Portal hypertension and liver lesions in chronically alcohol drinking rats prevented and reversed by stable gastric pentadecapeptide BPC 157 (PL-10, PLD-116), and propranolol, but not ranitidine

Liver lesions and portal hypertension in rats, following chronic alcohol administration, are a particular target for therapy. Portal hypertension (mm Hg) assessed directly into the portal vein, and liver lesions induced by 7.28 g/kg b.w. of alcohol given in drinking water for 3 months, were counteracted by a stable gastric pentadecapeptide BPC 157, GEPPPGKPADDAGLV, M.W. 1419, known to have a beneficial effect in a variety of models of gastrointestinal or liver lesions (10 microg or 10 ng/kg b.w. i.p. or i.g.) and propranolol (10 mg/kg b.w. i.g.), but not ranitidine (10 mg/kg b.w. i.g.) or saline (5 ml/kg b.w. i.p./i.g.; control). The medication (once daily) was throughout either the whole 3 months period (1) or the last month only (2) (last application 24 h before sacrifice). In the background of 7.28 g/kg/daily alcohol regimen similar lesions values were assessed in control rats following alcohol consumption, after 2 or 3 months of drinking. Both prophylactic and therapeutic effects were shown. After a period of 2 or 3 months, in all control saline [intragastrically (i.g.) or intraperitoneally (i.p.)] treated rats, the applied alcohol regimen consistently induced a significant rise of portal blood pressure values over values noted in healthy rats.

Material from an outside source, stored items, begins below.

template <bool TRACE, int TPB, int MINB, bool PRE>
__global__ void __launch_bounds__(TPB, MINB, 1)
k_step_random_wq(u64 *__restrict__ st, int64_t n, int64_t gid0, u32 k0, u32 k1, u32 step0, int plies,
                 u64 *__restrict__ wins, u64 *__restrict__ trace, int64_t trace_games, const uint8_t *__restrict__ jt3)
{
    extern __shared__ __align__(16) u64 sDyn[];
    __shared__ __align__(16) uint8_t sAll[CCX_JT3_BYTES + 5 * 64 * 8];
    const uint8_t *sT = sAll;
    u64 *sNB = reinterpret_cast<u64 *>(sAll + CCX_JT3_BYTES);
    u64 *sCI = reinterpret_cast<u64 *>(sAll + CCX_JT3_BYTES + 512);
    u64 *sO = reinterpret_cast<u64 *>(sAll + CCX_JT3_BYTES + 1024);
    u64 *sOT = reinterpret_cast<u64 *>(sAll + CCX_JT3_BYTES + 1536);
    u64 *sOD = reinterpret_cast<u64 *>(sAll + CCX_JT3_BYTES + 2048);
    const int tid = threadIdx.x, lane = tid & 31, warp = tid >> 5;
    for (int q = tid; q < CCX_JT3_BYTES / 16; q += TPB) reinterpret_cast<uint4 *>(sAll)[q] = reinterpret_cast<const uint4 *>(jt3)[q];
    for (int q = tid; q < 64; q += TPB) {
        const bool on = (CCX_VALID >> q) & 1;
        sNB[q] = on ? (neighbours(1ULL << q) & CCX_VALID) : 0ULL;
        sCI[q] = on ? tri_cell_info(q) : 0ULL;
        sO[q] = 1ULL << q;
        sOT[q] = on ? 1ULL << tri_tbit(q) : 0ULL;
        sOD[q] = on ? 1ULL << tri_dbit(q) : 0ULL;
    }
    __syncthreads();
    constexpr int WARP_WORDS = PRE ? (6 + 4 * 6) * 32 : 10 * 32;
    u64 *sD = sDyn + warp * WARP_WORDS;
    u64 *sG = sD + 6 * 32;
    const int64_t i = (int64_t)blockIdx.x * TPB + tid;
    const bool act = i < n;
    Game g = load_game(st, n, act ? i : 0);
    if (!act) reset_start(g);
    const u64 gid = (u64)(gid0 + i);
    u32 w1 = 0, w2 = 0;
    u64 occT_all, occD_all;
    tri_build(g.cells_me, g.cells_op, sOT, sOD, occT_all, occD_all);
    const unsigned lt_mask = (1u << lane) - 1u;
    for (int t = 0; t < plies; t++) {
        const u64 occ_all = g.occ_me | g.occ_op;
        if (PRE) {
#pragma unroll
            for (int q = 0; q < 6; q++) {
                const int cell = (int)((g.cells_me >> (8 * q)) & 0x3F);
                const u64 oq = 1ULL << cell;
                sG[0 * 192 + q * 32 + lane] = oq;
                sG[1 * 192 + q * 32 + lane] = occ_all & ~oq;
                sG[2 * 192 + q * 32 + lane] = occT_all & ~sOT[cell];
                sG[3 * 192 + q * 32 + lane] = occD_all & ~sOD[cell];
// ... 26 lines not shown
                        todo = o; reach = 0; state = 1;
                    } else state = 2;
                }
                if (working == 0) break;
            }
            if (state == 1) {
                const int c = 63 - __clzll((long long)todo);
                todo ^= PRE ? 1ULL << c : sO[c];
                const u64 nw = expand_cell_tri(c, occ, occT, occD, sT, sCI) & ~(reach | o);
                reach |= nw;
                todo |= nw;
                if (todo == 0) { sD[PRE ? gi : k * 32 + gi] = reach; state = 0; }
            }
        }
        __syncwarp();
        u64 dest[6];
#pragma unroll
        for (int q = 0; q < 6; q++) dest[q] = sD[q * 32 + lane] | (sNB[(g.cells_me >> (8 * q)) & 0x3F] & ~occ_all);
        u32 nonempty = 0;
#pragma unroll
        for (int q = 0; q < 6; q++) nonempty += dest[q] != 0;
        u64 *row = nullptr;
        if (TRACE && i < trace_games) {
            row = trace + ((int64_t)t * trace_games + i) * CCX_TRACE_WORDS;
            bool p2 = (g.meta >> 48) & 1;
            row[0] = p2 ? g.occ_op : g.occ_me; row[1] = p2 ? g.occ_me : g.occ_op;
            row[2] = p2 ? g.cells_op : g.cells_me; row[3] = p2 ? g.cells_me : g.cells_op;
            row[4] = g.meta & 0x00FFFFFFFFFFFFFFULL;
#pragma unroll
            for (int q = 0; q < 6; q++) row[5 + q] = dest[q];
            row[11] = 0xFFULL | (0xFFULL << 8) | (0xFFULL << 24);
        }
        if (nonempty) {
            Philox4 rnd = philox4x32_10(k0, k1, step0 + (u32)t, 0u, (u32)gid, (u32)(gid >> 32));
            int from, to;
            int pid = pick_random(g, dest, nonempty, rnd.x, rnd.y, from, to);
            apply_move(g, pid, from, to);
            occT_all ^= sOT[from] | sOT[to];
            occD_all ^= sOD[from] | sOD[to];
            int win = winner_of(g);
            if (TRACE && row) row[11] = (u64)from | ((u64)to << 8) | ((u64)win << 16) | ((u64)pid << 24);
            if (win) { w1 += win == 1; w2 += win == 2; reset_start(g); tri_build(g.cells_me, g.cells_op, sOT, sOD, occT_all, occD_all); }
        }
        __syncwarp();
    }
    if (!act) return;
    store_game(st, n, i, g);
    if (w1) atomicAdd(&wins[0], (u64)w1);
    if (w2) atomicAdd(&wins[1], (u64)w2);
}


__global__ void k_build_jump_table3(uint8_t *T3) { build_jump_table3(T3, blockIdx.x * blockDim.x + threadIdx.x, gridDim.x * blockDim.x); }


__global__ void __launch_bounds__(ENV_THREADS)
k_greedy_candidates(const u64 *__restrict__ st, int64_t n, u64 *__restrict__ masks, const uint8_t *__restrict__ jt)
{
    LOAD_JUMP_TABLE(sT, jt)
    int64_t i = (int64_t)blockIdx.x * blockDim.x + threadIdx.x;
    if (i >= n) return;
    Game g = load_game(st, n, i);
    u64 dest[6], cand[6];
    movegen_rays(g.occ_me | g.occ_op, g.cells_me, dest, sT);
    greedy_candidates(g, dest, cand);
#pragma unroll
    for (int k = 0; k < 6; k++) masks[k * n + i] = cand[k];
}

__global__ void __launch_bounds__(ENV_THREADS)
k_play_greedy(u64 *__restrict__ st, int64_t n, int64_t gid0, u32 k0, u32 k1, int max_plies,
              u64 *__restrict__ counters, const uint8_t *__restrict__ jt)
{
    LOAD_JUMP_TABLE(sT, jt)
    int64_t i = (int64_t)blockIdx.x * blockDim.x + threadIdx.x;
    u32 played = 0, w1 = 0, w2 = 0, rep = 0;
    if (i < n) {
        Game g = load_game(st, n, i);
        u64 lo = st[5 * n + i], hi = st[6 * n + i];
        u64 gid = (u64)(gid0 + i);
        int status = (int)(g.meta >> 56);
        for (int t = 0; status == CCX_ST_RUNNING && t < max_plies; t++) {
            u64 dest[6], cand[6];
            movegen_rays(g.occ_me | g.occ_op, g.cells_me, dest, sT);
            int total = greedy_candidates(g, dest, cand);
            if (total == 0) { status = CCX_ST_NO_MOVES; break; }
            u32 ply = (u32)((g.meta >> 32) & 0xFFFF);
            Philox4 r = philox4x32_10(k0, k1, ply, 1u, (u32)gid, (u32)(gid >> 32));
            int from, to;
            int id = pick_candidate(g, cand, total, r.x, from, to);
            apply_move(g, id, from, to);
            push_hist(lo, hi, to);
            played++;
            int win = winner_of(g);
            if (win) { status = win; w1 += win == 1; w2 += win == 2; break; }
            if (((g.meta >> 32) & 0xFFFF) >= 16 && repetition_stop(lo, hi)) { status = CCX_ST_REPETITION; rep++; }
        }
        g.meta = (g.meta & 0x00FFFFFFFFFFFFFFULL) | ((u64)status << 56);
        store_game(st, n, i, g);
        st[5 * n + i] = lo; st[6 * n + i] = hi;
    }
    if (counters) {
        for (int off = 16; off; off >>= 1) {
            played += __shfl_down_sync(0xFFFFFFFFu, played, off);
            w1 += __shfl_down_sync(0xFFFFFFFFu, w1, off);
            w2 += __shfl_down_sync(0xFFFFFFFFu, w2, off);
// ... 102 lines not shown
        if (p2)
            for (int c = 0; c < 49; c++) t[c * 7 + 6] = enc_val<T>(1);
    }
    __syncthreads();
    char *dst = reinterpret_cast<char *>(out) + g0 * 343 * (int64_t)sizeof(T);
    int bytes = games * 343 * (int)sizeof(T);
    int nvec = bytes / 16;
    uint4 *dst4 = reinterpret_cast<uint4 *>(dst);
    for (int v = threadIdx.x; v < nvec; v += blockDim.x) dst4[v] = smem_u4[v];
    const char *src = reinterpret_cast<const char *>(smem_u4);
    for (int b = nvec * 16 + threadIdx.x; b < bytes; b += blockDim.x) dst[b] = src[b];
}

In rats that received gastric pentadecapeptide BPC 157 or propranolol the otherwise raised portal pressure was reduced to the values noted in healthy rats. Besides, a raised surface area (microm(2)) and increased circumference (microm) of hepatocyte or hepatocyte nucleus [HE staining, measured using PC-compatible program ISSA (VAMS, Zagreb, Croatia)] and an advanced steatosis [scored (0-4), Oil Red staining] (on 100 randomly assigned hepatocytes per each liver), an increased liver weight, all together parallel a raised portal pressure in controls. Some of them were completely eliminated (not different from healthy rats, i.e. portal pressure, the circumference and area of hepatocytes, liver weight), while others were markedly attenuated (values less than in drinking controls, still higher than in healthy rats, i.e. circumference and area of hepatocytes nucleus). On the other hand, ranitidine application attenuated only steatosis development. In summary, despite continuous chronic alcohol drinking, pentadecapeptide BPC 157, and propranolol may prevent portal hypertension as well as reverse already established portal hypertension along with related liver disturbances.